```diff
+void conv_tail_pack_host(const __bf16* w, int d, __bf16* out) {
+  for (int nf = 0; nf < d / 32; ++nf)
+    for (int ks = 0; ks < d / 16; ++ks)
+      for (int l = 0; l < 64; ++l)
+        for (int j = 0; j < 8; ++j)
+          out[(((size_t)nf * (d / 16) + ks) * 64 + l) * 8 + j] =
+              w[(size_t)(32 * nf + (l & 31)) * d + 16 * ks + 8 * (l >> 5) + j];
+}
+
+void launch_conv_tail(const void* g, const int* off, const int* map, int total_rows, int d, int Kr,
+                      const float* dw_w, const float* dw_b, const void* W_out_packed,
+                      const float* b_out, float* X, hipStream_t st) {
+  if (total_rows <= 0) return;
+  ZASR_REQUIRE(conv_tail_instantiated(d, Kr), "conv_tail: no kernel for (channels, kernel size)");
+  ZASR_REQUIRE((reinterpret_cast<uintptr_t>(g) & 15) == 0 && (reinterpret_cast<uintptr_t>(dw_w) & 15) == 0 &&
+                   (reinterpret_cast<uintptr_t>(W_out_packed) & 15) == 0 &&
+                   (reinterpret_cast<uintptr_t>(X) & 15) == 0 &&
+                   (b_out == nullptr || (reinterpret_cast<uintptr_t>(b_out) & 15) == 0),
+               "conv_tail: operands must be 16-byte aligned");
+  const __bf16* gh = reinterpret_cast<const __bf16*>(g);
+  const __bf16* wp = reinterpret_cast<const __bf16*>(W_out_packed);
+  const dim3 grid(cdiv(total_rows, kCtRows));
+#define ZASR_CT(D_, K_)                                                                      \
+  ZASR_LAUNCH((conv_tail_kernel<D_, K_>), grid, dim3(256), 0, st, gh, off, map, total_rows, \
+              dw_w, dw_b, wp, b_out, X)
+  if (d == 192) ZASR_CT(192, 31);
+  else if (d == 256 && Kr == 31) ZASR_CT(256, 31);
+  else if (d == 256) ZASR_CT(256, 15);
+  else if (d == 384) ZASR_CT(384, 15);
+  else ZASR_CT(512, 15);
+#undef ZASR_CT
+}
+
+}
diff --git a/sherpa-vietnamese-asr_amd/csrc/engine.cpp b/sherpa-vietnamese-asr_amd/csrc/engine.cpp
--- a/sherpa-vietnamese-asr_amd/csrc/engine.cpp
+++ b/sherpa-vietnamese-asr_amd/csrc/engine.cpp
@@ -639,6 +639,20 @@
             l->wp = p;
           }
         }
+    for (auto& s : model_.stacks)
+      for (auto& L : s.layers)
+        for (int a = 0; a < 2; ++a) {
+          DLin& l = L.cv_out[a];
+          if (!L.cv_in[a].glu || l.N != s.d || l.K != s.d || !conv_tail_supported(s.d, s.K)) continue;
+          std::vector<__bf16> h((size_t)l.N * l.K), pk(h.size());
+          ZASR_HIP_CHECK(hipMemcpy(h.data(), l.wh, h.size() * 2, hipMemcpyDeviceToHost));
+          conv_tail_pack_host(h.data(), s.d, pk.data());
+          void* p = nullptr;
+          ZASR_HIP_CHECK(hipMalloc(&p, pk.size() * 2));
+          model_.allocations.push_back(p);
+          ZASR_HIP_CHECK(hipMemcpy(p, pk.data(), pk.size() * 2, hipMemcpyHostToDevice));
+          l.wp = p;
+        }
   }
   {
     const double gb = (double)cfg.V * cfg.V * cfg.joiner_dim * 4.0 / 1e9;
@@ -1132,6 +1146,19 @@
   };
   auto conv = [&](int k) {
     if (Ly.cv_in[k].wh) {
+      if (Ly.cv_in[k].glu && Ly.cv_out[k].wp) {
+        const DLin& lo = Ly.cv_out[k];
+        __bf16* g = ws<__bf16>("ly_glu_h", (size_t)R * d);
+        linear_h(Ly.cv_in[k], X, false, d, R, g, true, d, EPI_GLU);
+        if (prof_shapes_ && prof_on_)
+          prof_begin(shape_key("enc_gemm", R, d, d, true, true, false, EPI_RESADD));
+        else
+          prof_begin("enc_gemm");
+        launch_conv_tail(g, d_off, d_map, R, d, S.K, Ly.cv_dw_w[k], Ly.cv_dw_b[k], lo.wp,
+                         lo.bh ? lo.bh : lo.b, X, st_);
+        prof_end();
+        return;
+      }
       __bf16* dc = ws<__bf16>("ly_dc_h", (size_t)R * d);
       if (Ly.cv_in[k].glu) {
         __bf16* g = ws<__bf16>("ly_glu_h", (size_t)R * d);
diff --git a/sherpa-vietnamese-asr_amd/csrc/kernels.h b/sherpa-vietnamese-asr_amd/csrc/kernels.h
--- a/sherpa-vietnamese-asr_amd/csrc/kernels.h
+++ b/sherpa-vietnamese-asr_amd/csrc/kernels.h
@@ -157,6 +157,15 @@
 void launch_glu_dwconv1d_bf16(const void* x2, const int* off, const int* map, int total_rows,
                               int d, int K, const float* w, const float* b, void* out,
                               hipStream_t st);
+bool conv_tail_instantiated(int d, int K);
+bool conv_tail_supported(int d, int K);
+void conv_tail_pack_host(const __bf16* w, int d, __bf16* out);
+void launch_conv_tail(const void* g, const int* off, const int* map, int total_rows, int d, int Kr,
+                      const float* dw_w, const float* dw_b, const void* W_out_packed,
+                      const float* b_out, float* X, hipStream_t st);
+void selftest_conv_tail(int nseq, const int* lens, int d, int K, int pad_rows, const float* g,
+                        const float* dw_w, const float* dw_b, const float* W, const float* b,
+                        const float* X_in, float* X_pair_out, float* X_fused_out, float* g_after);
 void launch_nonlin_prep(const float* h3, float* t1, long rows, int hid, hipStream_t st);
 void launch_downsample(const float* x, const int* off_in, const int* off_out, const int* map_out,
                        int total_out, int d, int ds, const float* w_host8, float* out,
diff --git a/sherpa-vietnamese-asr_amd/csrc/selftest.cpp b/sherpa-vietnamese-asr_amd/csrc/selftest.cpp
--- a/sherpa-vietnamese-asr_amd/csrc/selftest.cpp
+++ b/sherpa-vietnamese-asr_amd/csrc/selftest.cpp
@@ -216,4 +216,57 @@
   down(out_ref, dout_r, bout);
 }
 
-}
+void selftest_conv_tail(int nseq, const int* lens, int d, int K, int pad_rows, const float* g,
+                        const float* dw_w, const float* dw_b, const float* W, const float* b,
+                        const float* X_in, float* X_pair_out, float* X_fused_out, float* g_after) {
+  ZASR_REQUIRE(nseq >= 1 && pad_rows >= 0, "selftest conv_tail: sizes");
+  ZASR_REQUIRE(conv_tail_instantiated(d, K), "selftest conv_tail: no kernel for (channels, kernel size)");
+  std::vector<int> off(nseq + 1, 0);
+  for (int s = 0; s < nseq; ++s) {
+    ZASR_REQUIRE(lens[s] >= 1, "selftest conv_tail: every sequence needs a row");
+    off[s + 1] = off[s] + lens[s];
+  }
+  const int R = off[nseq];
+  const size_t n = (size_t)R * d, nx = (size_t)(R + pad_rows) * d, nw = (size_t)d * d;
+  std::vector<__bf16> gh(n), wh(nw), wpk(nw);
+  for (size_t i = 0; i < n; ++i) gh[i] = (__bf16)g[i];
+  for (size_t i = 0; i < nw; ++i) wh[i] = (__bf16)W[i];
+  conv_tail_pack_host(wh.data(), d, wpk.data());
+  DevBuf dOff((size_t)(nseq + 1) * 4), dMap((size_t)R * 4), dG(n * 2), dDc(n * 2), dWd((size_t)d * K * 4),
+      dBd((size_t)d * 4), dWh(nw * 2), dWp(nw * 2), dB((size_t)d * 4), dXp(nx * 4), dXf(nx * 4);
+  up(dOff, off.data(), (size_t)(nseq + 1) * 4);
+  launch_row2seq(dOff.as<int>(), nseq, R, dMap.as<int>(), nullptr);
+  up(dG, gh.data(), n * 2);
+  up(dWd, dw_w, (size_t)d * K * 4);
+  up(dBd, dw_b, (size_t)d * 4);
+  up(dWh, wh.data(), nw * 2);
+  up(dWp, wpk.data(), nw * 2);
+  if (b) up(dB, b, (size_t)d * 4);
+  up(dXp, X_in, nx * 4);
+  up(dXf, X_in, nx * 4);
+  launch_dwconv1d_post_glu_bf16(dG.p, dOff.as<int>(), dMap.as<int>(), R, d, K, dWd.as<float>(),
+                                dBd.as<float>(), dDc.p, nullptr);
+  GemmParams p{};
+  p.A = dDc.as<float>();
+  p.lda = d;
+  p.sbk = 1;
+  p.sbn = d;
+  p.C = dXp.as<float>();
+  p.ldc = d;
+  p.bias = b ? dB.as<float>() : nullptr;
+  p.M = R;
+  p.N = d;
+  p.K = d;
+  p.alpha = 1.f;
+  p.max_M = R;
+  gemm_bf16(p, dWh.p, EPI_RESADD, ALOAD_DENSE, nullptr, true, false);
+  launch_conv_tail(dG.p, dOff.as<int>(), dMap.as<int>(), R, d, K, dWd.as<float>(), dBd.as<float>(),
+                   dWp.p, b ? dB.as<float>() : nullptr, dXf.as<float>(), nullptr);
+  ZASR_HIP_CHECK(hipDeviceSynchronize());
+  ZASR_HIP_CHECK(hipMemcpy(X_pair_out, dXp.p, nx * 4, hipMemcpyDeviceToHost));
+  ZASR_HIP_CHECK(hipMemcpy(X_fused_out, dXf.p, nx * 4, hipMemcpyDeviceToHost));
+  ZASR_HIP_CHECK(hipMemcpy(gh.data(), dG.p, n * 2, hipMemcpyDeviceToHost));
+  for (size_t i = 0; i < n; ++i) g_after[i] = (float)gh[i];
+}
+
+}
diff --git a/sherpa-vietnamese-asr_amd/csrc/zasr_api.cpp b/sherpa-vietnamese-asr_amd/csrc/zasr_api.cpp
--- a/sherpa-vietnamese-asr_amd/csrc/zasr_api.cpp
+++ b/sherpa-vietnamese-asr_amd/csrc/zasr_api.cpp
@@ -716,6 +716,21 @@
   });
 }
 
+int zasr_selftest_conv_tail(int32_t nseq, const int32_t* lens, int32_t d, int32_t K,
+                            const float* g, const float* dw_w, const float* dw_b, const float* W,
+                            const float* b, const float* X_in, float* X_pair_out,
+                            float* X_fused_out, int32_t pad_rows, float* g_after) {
+  if (!lens || !g || !dw_w || !dw_b || !W || !X_in || !X_pair_out || !X_fused_out || !g_after)
+    return fail(ZASR_ERR_INVALID, "null argument");
+  return guarded([&]() {
+    zasr::selftest_conv_tail(nseq, lens, d, K, pad_rows, g, dw_w, dw_b, W, b, X_in, X_pair_out,
+                             X_fused_out, g_after);
+    return (int)ZASR_OK;
+  });
+}
+
+int zasr_conv_tail_supported(int32_t d, int32_t K) { return zasr::conv_tail_supported(d, K) ? 1 : 0; }
+
 int zasr_selftest_attn_block_map(const int32_t* lens, int32_t nseq, int32_t units_per_seq,
                                  int32_t order, uint32_t* out, int64_t cap, int32_t* grid) {
   if (!lens || !grid || (cap > 0 && !out) || cap < 0) return fail(ZASR_ERR_INVALID, "null argument");
diff --git a/sherpa-vietnamese-asr_amd/zasr/binding.py b/sherpa-vietnamese-asr_amd/zasr/binding.py
--- a/sherpa-vietnamese-asr_amd/zasr/binding.py
+++ b/sherpa-vietnamese-asr_amd/zasr/binding.py
@@ -31,7 +31,7 @@
     "zasr_fbank_set_mel_banks", "zasr_selftest_launch", "zasr_decode_host_batches",
     "zasr_selftest_gemm_h3r", "zasr_selftest_ffn_h3", "zasr_selftest_ffn_bf16",
     "zasr_selftest_attn_block_map", "zasr_selftest_seam", "zasr_selftest_ffn_bf16_oop",
-    "zasr_selftest_ffn_h3_oop",
+    "zasr_selftest_ffn_h3_oop", "zasr_selftest_conv_tail", "zasr_conv_tail_supported",
 )
 
 
@@ -219,6 +219,10 @@
     lib.zasr_selftest_ffn_bf16_oop.restype = C.c_int
     lib.zasr_selftest_ffn_h3_oop.argtypes = [I32, I32, I32] + [fp] * 8
     lib.zasr_selftest_ffn_h3_oop.restype = C.c_int
+    lib.zasr_selftest_conv_tail.argtypes = [I32, C.POINTER(I32), I32, I32] + [fp] * 8 + [I32, fp]
+    lib.zasr_selftest_conv_tail.restype = C.c_int
+    lib.zasr_conv_tail_supported.argtypes = [I32, I32]
+    lib.zasr_conv_tail_supported.restype = C.c_int
     if path is None:
         _lib = lib
     return lib
@@ -355,6 +359,31 @@
                                 int(dn), int(ds_next), int(c0), int(ldo), p(xd), p(orig), p(s),
                                 p(wn8), p(wo2), p(res["next"]), p(res["xnext"]), p(res["out"]),
                                 p(res["next_ref"]), p(res["xnext_ref"]), p(res["out_ref"]))
+    if rc != 0:
+        raise ZasrError(lib.zasr_last_error().decode())
+    return res
+
+
+def conv_tail_supported(d: int, K: int, lib_path: Optional[str] = None) -> bool:
+    return bool(load_library(lib_path).zasr_conv_tail_supported(int(d), int(K)))
+
+
+def selftest_conv_tail(lens, g, dw_w, dw_b, W, b, X, pad_rows: int = 0, fill: float = -777.25,
+                       lib_path: Optional[str] = None) -> dict:
+    lib = load_library(lib_path)
+    lens = np.ascontiguousarray(lens, dtype=np.int32)
+    g, dw_w, dw_b, W, X = (_f32(v) for v in (g, dw_w, dw_b, W, X))
+    b = None if b is None else _f32(b)
+    R, d = g.shape
+    K = dw_w.shape[1]
+    assert R == int(lens.sum()) and X.shape == (R, d) and W.shape == (d, d) and dw_w.shape[0] == d
+    x_in = np.full((R + pad_rows, d), fill, dtype=np.float32)
+    x_in[:R] = X
+    res = {"pair": np.empty_like(x_in), "fused": np.empty_like(x_in), "g_after": np.empty_like(g)}
+    p = lambda x: None if x is None else x.ctypes.data_as(C_FP)
+    rc = lib.zasr_selftest_conv_tail(len(lens), lens.ctypes.data_as(C.POINTER(C.c_int32)), d, K,
+                                     p(g), p(dw_w), p(dw_b), p(W), p(b), p(x_in), p(res["pair"]),
+                                     p(res["fused"]), int(pad_rows), p(res["g_after"]))
     if rc != 0:
         raise ZasrError(lib.zasr_last_error().decode())
     return res
```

Your assignment:
Show the lines above that have the word "fail".

Completed task:
+    return fail(ZASR_ERR_INVALID, "null argument");
   if (!lens || !grid || (cap > 0 && !out) || cap < 0) return fail(ZASR_ERR_INVALID, "null argument");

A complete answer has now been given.